A meandering line of daffodils divided their properties, punctuated by the old rosebushes, which Alek had trimmed. At least she’d have the roses this summer, some small token after he’d invaded the quiet street.
Elspeth longed for the old Kostya place, which bordered Duncan’s ranch, but it wasn’t for sale. There she could have her privacy with no irritating, half-naked, muscle-flexing, arrogant, grinning Alek Petrovna.
Elspeth kept to herself, finishing Talia’s present and the order of woolen throws. She sketched her new wall hangings for the exclusive contract. The dealer already had several of them, and when they were first shown, the price would be outrageous.
Outrageou
s.
We made a child. I want another.
She wanted to free herself of Alek’s statement, to stop it from tearing into her thoughts. Yet that I want another remained, despite her will, nagging at her. It seemed just as permanent and irritating as the man himself.
To free herself from her new neighbor, Elspeth pitted herself against the heavy loom until her body ached. Alek had women running after him, eager for a taste of the worldly bachelor who was settling down in Amen Flats.

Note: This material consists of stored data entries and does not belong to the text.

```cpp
template <class G>
struct MsmJob {
    using F = typename G::F;
    using X = XYZZ<F>;
    bool pre = false;
    int c = 0, W = 0;
    int spread_t = -1;
    bool wide = false;
    bool glv = false;
    bool phi_cached = false;
    bool phi_owner = false;
    int sc_bits = 0, phi_slot = -1, endo_k = 1;
    int slotA = 5, slotB = 6;
    size_t n_real = 0;
    uint32_t* d_vs = nullptr;
    const Affine<F>* d_phi = nullptr;
    uint32_t H = 0, SETS = 0, NB = 0, ZL_CHUNK = 0, nchunks = 0, scan_blocks = 0, max_big = 0, max_giant = 0, Gn = 0, big_span = ZL_BIG_SPAN;
    uint32_t red_g0 = 0, red_lg0 = 0, red_blocks = 0, red_levels = 0;
    uint32_t roots_per_set = 0;
    uint64_t maxE = 0;
    size_t n = 0, first = 0;
    const zl_bases* bsp = nullptr;
    uint32_t *d_counts = nullptr, *d_offsets = nullptr, *d_cursor = nullptr, *d_entries = nullptr, *d_block_sums = nullptr, *d_big_list = nullptr,
             *d_big_count = nullptr, *d_ones_count = nullptr, *d_giant_count = nullptr, *d_giant_list = nullptr, *d_ones_list = nullptr,
             *d_bigsg_items = nullptr, *d_bad_scalar = nullptr;
    unsigned long long* d_bigsg_head = nullptr;
    X *d_buckets = nullptr, *d_partials = nullptr, *d_segs = nullptr, *d_stage1 = nullptr, *d_sets = nullptr, *d_ones_parts = nullptr, *d_giant_tmp = nullptr;
    const Affine<F>* d_bases = nullptr;
    const uint8_t* d_inf = nullptr;
    const uint32_t* sc = nullptr;
    X* hw = nullptr;
    uint32_t* hE = nullptr;
    std::vector<X> hw_own;
    void set_host_buffer(X* buf) {
        hw = buf;
        hE = reinterpret_cast<uint32_t*>(buf + (size_t)SETS * roots_per_set + 1);
    }

    int plan(zl_ctx* ctx, const zl_bases& bs, size_t first_, const void* d_scalars, size_t n_, int phi_slot_ = -1) {
        static const bool no_glv = getenv("ZL_NO_GLV") != nullptr;
        bool try_glv = false;
        static const size_t glv_max = (size_t)1 << zl_tune("ZL_TUNE_GLV_MAX_LOG", 19);
        if constexpr (G::GLV) try_glv = phi_slot_ >= 0 && bs.precomp_c == 0 && !no_glv && n_ >= 1 && n_ <= glv_max && (uint64_t)n_ * G::ENDO_K < (1ull << 31);
        if constexpr (G::GLV && G::ENDO_K == 2) {
// ... 212 lines not shown
        }
        const int glv_i = glv ? 1 : 0;
        (void)hipFuncSetAttribute(reinterpret_cast<const void*>(&k_msm_hist_lds), hipFuncAttributeMaxDynamicSharedMemorySize, 128 * 1024);
        (void)hipFuncSetAttribute(reinterpret_cast<const void*>(&k_msm_scatter_range), hipFuncAttributeMaxDynamicSharedMemorySize, 128 * 1024);
        if (wide) rc = sort_wide(ctx, st, sc_eff, inf_eff, bad_eff, nblk, glv_i);
        else if (c <= 16) rc = sort_lds(ctx, st, sc_eff, inf_eff, bad_eff, nblk, glv_i);
        else rc = sort_atomics(ctx, st, nblk);
        if (rc) return rc;
        ZL_HIP(ctx, hipGetLastError());
        return ZL_OK;
    }
    int sort_wide(zl_ctx* ctx, hipStream_t st, const uint32_t* sc_eff, const uint8_t* inf_eff, uint32_t* bad_eff, uint32_t nblk, int glv_i) {
        const zl_bases& bs = *bsp;
        int rc;
        uint32_t nslices = 64;
        const uint32_t max_slices = (uint32_t)((n + 4095) / 4096);
        if (nslices > max_slices) nslices = max_slices;
        const uint32_t per_slice = (uint32_t)((n + nslices - 1) / nslices);
        const uint32_t P = Gn * W * nslices;
        const uint32_t pscan_blocks = (P + SCAN_BLOCK * SCAN_ITEMS - 1) / (SCAN_BLOCK * SCAN_ITEMS);
        const size_t b_lo = (((size_t)n * W * 2 + 255) / 256) * 256, b_hi = (((size_t)n * W + 255) / 256) * 256;
        const size_t b_plo = b_lo, b_pidx = (((size_t)n * W * 4 + 255) / 256) * 256;
        const size_t b_pc = (((size_t)(2 * P + pscan_blocks + 8) * 4 + 255) / 256) * 256;
        void* pd;
        if ((rc = zl_scratch_get(ctx, slotA, b_lo + b_hi + b_plo + b_pidx + b_pc + 256, &pd))) return rc;
        unsigned char* q = (unsigned char*)pd;
        uint16_t* d_lo16 = (uint16_t*)q; q += b_lo;
        uint8_t* d_hi8 = (uint8_t*)q; q += b_hi;
        uint16_t* d_part_lo = (uint16_t*)q; q += b_plo;
        uint32_t* d_part_idx = (uint32_t*)q; q += b_pidx;
        uint32_t* d_pcounts = (uint32_t*)q;
        uint32_t* d_poff = d_pcounts + P;
        uint32_t* d_pblock = d_poff + P + 1;
        hipLaunchKernelGGL(k_msm_recode_wide, dim3(nblk), dim3(256), 0, st, sc_eff, (uint32_t)n, c, W, pre ? 0u : (H >> 15), spread_t, glv_i, d_lo16, d_hi8, d_ones_list, d_ones_count, inf_eff, sc_bits, bad_eff);
        hipLaunchKernelGGL(k_msm_part_hist, dim3(nslices, W), dim3(256), 0, st, d_hi8, (uint32_t)n, (uint32_t)W, Gn, per_slice, nslices, d_pcounts);
        hipLaunchKernelGGL(k_scan_block_sums, dim3(pscan_blocks), dim3(SCAN_BLOCK), 0, st, d_pcounts, P, d_pblock);
        hipLaunchKernelGGL(k_scan_top, dim3(1), dim3(1024), 0, st, d_pblock, pscan_blocks, d_poff + P, (const uint32_t*)nullptr);
        hipLaunchKernelGGL(k_scan_apply, dim3(pscan_blocks), dim3(SCAN_BLOCK), 0, st, d_pcounts, P, d_pblock, d_poff, d_pcounts);
        hipLaunchKernelGGL(k_msm_part_scatter_st, dim3(nslices, W), dim3(256), 0, st, d_lo16, d_hi8, (uint32_t)n, (uint32_t)W, Gn, per_slice, nslices, d_poff,
                           pre ? (uint32_t)bs.n : 0u, pre ? (uint32_t)first : 0u, d_part_lo, d_part_idx);
        const uint32_t gstride = (uint32_t)W * nslices;
        const uint32_t SG = Gn * 128;
        uint32_t fsl = 16;
        while (fsl * Gn < 2048 && fsl < 128) fsl *= 2;
        const uint32_t P2 = SG * fsl;
        const uint32_t p2scan_blocks = (P2 + SCAN_BLOCK * SCAN_ITEMS - 1) / (SCAN_BLOCK * SCAN_ITEMS);
        void* pd2;
        const size_t b2_lo = b_plo, b2_idx = b_pidx, b2_c = (((size_t)(2 * (size_t)P2 + p2scan_blocks + 8) * 4 + 255) / 256) * 256;
        if ((rc = zl_scratch_get(ctx, slotB, b2_lo + b2_idx + b2_c + 256, &pd2))) return rc;
        unsigned char* q2 = (unsigned char*)pd2;
        uint16_t* d_lo2 = (uint16_t*)q2; q2 += b2_lo;
        uint32_t* d_idx2 = (uint32_t*)q2; q2 += b2_idx;
        uint32_t* d_c2 = (uint32_t*)q2;
        uint32_t* d_off2 = d_c2 + P2;
        uint32_t* d_blk2 = d_off2 + P2 + 1;
        hipLaunchKernelGGL(k_msm_sub_hist, dim3(fsl, Gn), dim3(256), 0, st, d_part_lo, d_poff, Gn, gstride, d_poff + P, fsl, d_c2);
        hipLaunchKernelGGL(k_scan_block_sums, dim3(p2scan_blocks), dim3(SCAN_BLOCK), 0, st, d_c2, P2, d_blk2);
        hipLaunchKernelGGL(k_scan_top, dim3(1), dim3(1024), 0, st, d_blk2, p2scan_blocks, d_off2 + P2, (const uint32_t*)nullptr);
        hipLaunchKernelGGL(k_scan_apply, dim3(p2scan_blocks), dim3(SCAN_BLOCK), 0, st, d_c2, P2, d_blk2, d_off2, d_c2);
        hipLaunchKernelGGL(k_msm_sub_scatter_st, dim3(fsl, Gn), dim3(256), 0, st, d_part_lo, d_part_idx, d_poff, Gn, gstride, d_poff + P, fsl, d_off2, d_lo2,
                           d_idx2);
        hipLaunchKernelGGL(k_msm_fine_hist, dim3(SG), dim3(256), 0, st, d_lo2, d_off2, SG, fsl, d_off2 + P2, d_counts);
        hipLaunchKernelGGL(k_scan_block_sums, dim3(scan_blocks), dim3(SCAN_BLOCK), 0, st, d_counts, NB, d_block_sums);
        hipLaunchKernelGGL(k_scan_top, dim3(1), dim3(1024), 0, st, d_block_sums, scan_blocks, d_offsets + NB, (const uint32_t*)d_bad_scalar);
        hipLaunchKernelGGL(k_scan_apply, dim3(scan_blocks), dim3(SCAN_BLOCK), 0, st, d_counts, NB, d_block_sums, d_offsets, d_cursor);
        uint32_t cap = (uint32_t)std::min<uint64_t>(36 * 1024, std::max<uint64_t>(4096, (maxE / SG) * 22 / 10));
        cap = (uint32_t)std::max(1024, zl_tune("ZL_TUNE_FS_CAP", (int)cap));
        (void)hipFuncSetAttribute(reinterpret_cast<const void*>(&k_msm_fine_sort), hipFuncAttributeMaxDynamicSharedMemorySize, 160 * 1024);
        hipLaunchKernelGGL(k_msm_fine_sort, dim3(SG), dim3(zl_tune("ZL_TUNE_FS", 1024)), (size_t)(256 + cap) * 4, st, d_lo2, d_idx2, d_off2, SG, fsl, d_off2 + P2, d_offsets, cap,
                           d_entries, d_bigsg_head, d_bigsg_items);
        (void)hipFuncSetAttribute(reinterpret_cast<const void*>(&k_msm_fine_sort_big), hipFuncAttributeMaxDynamicSharedMemorySize, ZL_BT * 4);
        hipLaunchKernelGGL(k_msm_fine_sort_big, dim3(512), dim3(1024), (size_t)ZL_BT * 4, st, d_lo2, d_idx2, d_off2, SG, fsl, d_off2 + P2, d_bigsg_head,
                           d_bigsg_items, d_cursor, d_entries);
        return ZL_OK;
    }
    int sort_lds(zl_ctx* ctx, hipStream_t st, const uint32_t* sc_eff, const uint8_t* inf_eff, uint32_t* bad_eff, uint32_t nblk, int glv_i) {
        int rc;
        uint32_t nslices = (256 + W - 1) / W;
        const uint32_t max_slices = (uint32_t)((n + 4095) / 4096);
        if (nslices > max_slices) nslices = max_slices;
        if (nslices < 1) nslices = 1;
        const uint32_t per_slice = (uint32_t)((n + nslices - 1) / nslices);
        void* pd;
        if ((rc = zl_scratch_get(ctx, slotA, (size_t)n * W * 2 + (size_t)nslices * NB * 4 + 256, &pd))) return rc;
        uint16_t* d_digits = (uint16_t*)pd;
        uint32_t* d_slice_counts = (uint32_t*)((unsigned char*)pd + (((size_t)n * W * 2 + 255) / 256) * 256);
        hipLaunchKernelGGL(k_msm_recode, dim3(nblk), dim3(256), 0, st, sc_eff, (uint32_t)n, c, W, spread_t, glv_i, d_digits, d_ones_list, d_ones_count, inf_eff, sc_bits, bad_eff);
        hipLaunchKernelGGL(k_msm_hist_lds, dim3(nslices, W), dim3(1024), (size_t)H * 4, st, d_digits, (uint32_t)n, H, per_slice, NB, d_slice_counts);
        if (NB <= 14336 && nslices <= 64) {
            hipLaunchKernelGGL(k_msm_prefix_small, dim3(1), dim3(1024), ((size_t)NB + NB / 16 + 16) * 4, st, d_slice_counts, NB, nslices, d_offsets, d_cursor, (const uint32_t*)d_bad_scalar);
        } else {
        hipLaunchKernelGGL(k_msm_slice_prefix, dim3((NB + 255) / 256), dim3(256), 0, st, d_slice_counts, NB, nslices, d_counts);
        hipLaunchKernelGGL(k_scan_block_sums, dim3(scan_blocks), dim3(SCAN_BLOCK), 0, st, d_counts, NB, d_block_sums);
        hipLaunchKernelGGL(k_scan_top, dim3(1), dim3(1024), 0, st, d_block_sums, scan_blocks, d_offsets + NB, (const uint32_t*)d_bad_scalar);
        hipLaunchKernelGGL(k_scan_apply, dim3(scan_blocks), dim3(SCAN_BLOCK), 0, st, d_counts, NB, d_block_sums, d_offsets, d_cursor);
        }
        uint32_t ranges = 1;
        while (ranges * W < 256 && (H / (ranges * 2)) >= 64) ranges *= 2;
// ... 138 lines not shown
```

Elspeth firmed her back. Alek could flirt with an army of women bearing casseroles, and she wouldn’t notice. He could flex his muscles and—Elspeth inhaled sharply. Alek’s muscles had been the object of her wandering eyes, and she regretted that. She jerked down the beater and regretted that, too, because she’d made the weave too tight.
Then she glanced out the window. Alek stood on a ladder, hammering away at the rain gutter, his body taut. The sun glistened on his muscles, which were pulsing with each blow. Elspeth found she was holding her breath and let it out in a rush. Alek did not affect her, not in the least.
Just then, Alek wiped the sweat from his forehead with one hand and caught her gaze. He blew her a kiss.
Hours later, Elspeth smiled at Sybil, Duncan’s wife, and kissed her niece, Megan. “How is Marcella Port-way?”
Sybil groaned dramatically at the mention of her client. ‘That woman will drive me to fake her ancestry. I’ve never done that, but the thought appeals—just to get rid of her.” A genealogy expert, Sybil had been hired to track Marcella’s family gene pool to a Spanish nobility that didn’t exist. “By the way, Duncan has been worrying about you.”
“Are you scouting?” Elspeth watched Megan toddle to her mother. At ten months, Megan was already a handful, ready to explore.
Sybil laughed and kissed Megan’s black hair.